Cleveland’s skyline features the towering smokestacks and rusty structures of the steel plant near downtown. It’s part of the city’s history and character. And for the plant’s lifers, like Sharon Daniels, being a steelworker is part of their identity too.
Daniels came to work in steel by accident.
“I just was in the parking lot, in the car, with a friend who put in an application and they were like, 'come in, they're hiring women,' so I put in an application and lo and behold they called me,” says Daniels.
That was 1976. Today she’s 60 and nearing retirement. We spoke in in the office building next to the plant’s hot strip mill. It shook every few minutes as steel slabs came out of the furnaces and onto the tables where they’re flattened, smoothed and rolled up for shipment.
This is where Daniels started 40 years ago. And she’s stayed here the whole time. The hot strip mill’s manager, Joe Palmer, says the hiring process nowadays isn’t quite so simple.
“There's computer tests that they take, then there's interviews that you go on, there's fitness things that we do here,” says Palmer.
Daniels says she had to pass a math test and that was it. She started as a walking recorder, delivering the day’s production schedule to each part of the mill. Now these schedules show up on computer screens. Next she was a bander burner, checking the steel at the end of the line.
“You take a torch and you'd light it with a striker and you heat up the steel, when it turns a little orange, like a yellow orange, you apply pressure to the nozzle and it burns right through the strip,” says Daniels.
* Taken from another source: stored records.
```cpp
int ensure_projection(pny_scene* s, int which, long long n_points, hipStream_t st, const float** zp, bool force) {
    *zp = nullptr;
    const pny_model* m = s->m;
    if (!wants_projection(s, n_points, force)) return 0;
    const int nvb = view_blocks(m->desc);
    if (s->zp_generation != m->generation) {
        s->zp_valid[0] = s->zp_valid[1] = false;
        s->zp_generation = m->generation;
    }
    if (!m->desc.has_fine) which = 0;
    if (!s->zp_valid[which]) {
        const long long npix = (long long)s->ns * s->hl * s->wl;
        int rc;
        if ((rc = s->zp[which].reserve((size_t)npix * nvb * HID * sizeof(float)))) return rc;
        if ((rc = project_latent(s, which, s->zp[which].f(), st, nullptr))) return rc;
        s->zp_valid[which] = true;
    }
    *zp = s->zp[which].f();
    return 0;
}
}

namespace pny {
int fill_mlp_args(pny_scene* s, int mode, const float* xyz, const float* dirs, const float* rays, const float* z, int K,
                  long long n_points, int coarse, float* out, MlpArgs* pa) {
    const pny_model_desc& d = s->m->desc;
    MlpArgs& a = *pa;
    memset(&a, 0, sizeof(a));
    const bool fine_w = !(coarse || !d.has_fine || !s->m->use_fine);
    a.w = fine_w ? s->m->fine : s->m->coarse;
    a.n_blocks = d.n_blocks;
    use_images(a, f16_images(s->m, fine_w, false));
    a.range_flag = s->m->range_flag;
    a.latent = s->latent.f();
    a.zp = nullptr;
    a.zp_stride = view_blocks(d) * HID;
    a.tap_stride = s->L;
    memcpy(a.cams, s->cams, sizeof(Cam) * (size_t)s->ns);
    a.xyz = xyz;
    a.dirs = dirs;
    a.rays = rays;
    a.z = z;
    a.out = out;
    a.n_points = n_points;
    a.K = K;
    a.mode = mode;
    a.NS = obj_views(s);
    a.obj_pts = 0;
    if (s->n_objs > 1) {
        if (n_points % s->n_objs || (n_points / s->n_objs) % 64)
            return fail(PNY_ERR_ARG, "grouped scene: every object's share of the samples must be the same multiple of 64");
        a.obj_pts = n_points / s->n_objs;
    }
    a.L = s->L;
    a.Hl = s->hl;
    a.Wl = s->wl;
    a.combine_layer = d.combine_layer;
    a.d_out = d.d_out;
    a.yolo = d.yolo;
    a.num_freqs = d.num_freqs;
    a.freq_factor = d.freq_factor;
    const float lsx = (float)s->wl / ((float)s->wl - 1.0f) * 2.0f;
    const float lsy = (float)s->hl / ((float)s->hl - 1.0f) * 2.0f;
    a.sx = lsx / (float)s->width;
    a.sy = lsy / (float)s->height;
    const long long tiles = (n_points + 63) / 64;
    if (tiles > 0x7fffffffll) return fail(PNY_ERR_ARG, "too many points for one launch");
    a.n_tiles = (int)tiles;
    a.idx32 = (tiles * 64) < 0xffffffffll;
    if (mode == 1 && (reinterpret_cast<uintptr_t>(rays) & 15)) return fail(PNY_ERR_ARG, "rays must be 16-byte aligned");
    int rc;
    if ((rc = s->scratch.reserve(mlp_scratch_floats() * sizeof(float)))) return rc;
    a.scratch = s->scratch.f();
    return 0;
}
}

static int run_mlp(pny_scene* s, int mode, const float* xyz, const float* dirs, const float* rays, const float* z,
                   int K, long long n_points, int coarse, float* out, hipStream_t st, int stash_pass = -1) {
    if (n_points == 0) return 0;
    pny_model* m = s->m;
    const pny_model_desc& d = m->desc;
    MlpArgs a;
    int rc;
    if ((rc = fill_mlp_args(s, mode, xyz, dirs, rays, z, K, n_points, coarse, out, &a))) return rc;
    const bool fine_w = !(coarse || !d.has_fine || !m->use_fine);
    const int which = fine_w ? 1 : 0;
    bool room = false;
    if (stash_pass >= 0) {
        s->stashed[stash_pass].valid = false;
        room = m->defer && obj_views(s) == m->defer_ns && m->defer_used[which] + a.n_tiles <= m->defer_cap[which];
    }
    const MlpRoute r = route_mlp(s, n_points, room);
    if (r.stash) {
        pny_scene::StashedPass& sp = s->stashed[stash_pass];
        a.lay = stash_layout(d, obj_views(s), s->L);
        a.stash_x = a.lay.x_record(m->dx_stash[which].f(), m->defer_used[which]);
        sp.valid = true;
        sp.epoch = m->defer_epoch;
        sp.which = which;
        sp.tile0 = m->defer_used[which];
        sp.tiles = a.n_tiles;
        sp.n_points = n_points;
        m->defer_used[which] += a.n_tiles;
    }
    if (r.projected) {
        if ((rc = ensure_projection(s, which, n_points, st, &a.zp, r.stash))) return rc;
        a.tap_stride = a.zp_stride;
    }
    if (r.kernel == K_H1) {
        if ((rc = want_h1_images(m, s->precision == PNY_PRECISION_F16_TRAIN))) return rc;
        use_images(a, f16_images(m, fine_w, true));
// ... 274 lines not shown
```

### pixel-nerf-yolo_amd/csrc/mlp_h2.hip

```cpp
#include <cstdlib>
#include <cstring>
#include <cstdio>
#include <vector>

#include "mlp_bwd_core.h"
#include "mlp_h2_core.h"

#if PNY_H2_PLANES == 1
#define PNY_H2_KERNEL pny_mlp_h1_kernel
#elif defined(PNY_H2_SPLIT)
#define PNY_H2_KERNEL pny_mlp_h2s_kernel
#else
#define PNY_H2_KERNEL pny_mlp_h2_kernel
#endif

namespace pny {

#ifdef PNY_H2_STAMP
enum { HS_TOTAL = 0, HS_GEMM, HS_GATHER_WAIT, HS_GATHER, HS_EPI_WAIT, HS_EPI, HS_PROLOGUE, HS_LINOUT, HS_SLAB, HS_REAL, HS_N };
__device__ unsigned long long* g_h2_stamp_buf;
__device__ __forceinline__ unsigned long long h2now() {
    unsigned long long t;
    __builtin_amdgcn_sched_barrier(0);
    asm volatile("s_memtime %0\n\ts_waitcnt lgkmcnt(0)" : "=s"(t)::"memory");
// ... 57 lines not shown
            }
            __builtin_amdgcn_sched_barrier(0);
#pragma unroll
            for (int q = 0; q < 4; ++q) {
                char* s0 = base + (4 * nt + q) * (2 * ROW_BYTES) + 32 * mt * 16;
                float x0 = acc[nt][mt][4 * q + 0] + b[q].x, x1 = acc[nt][mt][4 * q + 1] + b[q].y;
                float x2 = acc[nt][mt][4 * q + 2] + b[q].z, x3 = acc[nt][mt][4 * q + 3] + b[q].w;
                if (ADDZ) {
                    x0 += za[q].x;
                    x1 += za[q].y;
                    x2 += zb[q].x;
                    x3 += zb[q].y;
                }
                acc[nt][mt][4 * q + 0] = x0;
                acc[nt][mt][4 * q + 1] = x1;
                acc[nt][mt][4 * q + 2] = x2;
                acc[nt][mt][4 * q + 3] = x3;
                const float r0 = relu1(x0), r1 = relu1(x1), r2 = relu1(x2), r3 = relu1(x3);
                if constexpr (STASH) stash_store(stash, stash_lane, stash_off + (unsigned)(((8 * nt + 2 * q) * TM + 32 * mt) * 16), r0, r1, r2, r3);
                h2put_planes(s0, r0, r1, r2, r3, rmax);
            }
        }
    }
    range_check(rmax, range_flag);
}
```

Those jobs don’t exist anymore. Neither does gager or roll hand or shearman. Now there’s just two: senior operations technician and operations technician, those positions cover it all. Technology is part of the reason tasks have been consolidated into fewer jobs. There are things like improved sensors, cameras and controls for setting the thickness of the slab.
Daniels points to one of those subtle changes while standing at the wall of monitors and control panels in an office above the floor of the mill.
“You see that little button on the top of the mill going back and forth - so the gage or the screws which control the mill, they go back and forth to make the gage what the customer ordered,” says Daniels.
Another change happened after the plant closed down in 2001. The owner at the time, LTV Steel, lost money for years, unable to produce steel that met their customers’ requirements. So Daniels was laid off, for the first time in 25 years.
“It was kind of unbelievable because it had never happened and then we had foremen from other departments coming over here, saying goodbye, they were in tears,” says Daniels. “So it wasn't until I actually left out of here, got out of here, that I said, wow, it happened .”
Five months later, she returned with a different view of her employers, including her current one, ArcelorMittal CEO and United Kingdom-based billionaire Lakshmi Mittal.
“They bailed on us,” says Daniels. “Sold us down the river to somebody who works, lives overseas, some millionaire, meaning Mr. Mittal, who doesn't I don't think care anything about us particularly.”
Daniels is 60 and is emblematic of a bigger challenge that Arcelor Mittal in Cleveland faces – the average age of their employees is 51. So they’ve started mentorships and recruiting in colleges to fill jobs that people like Daniels used to land in by accident. It’s not clear if it’ll ever be a ‘job-for-life’ business again.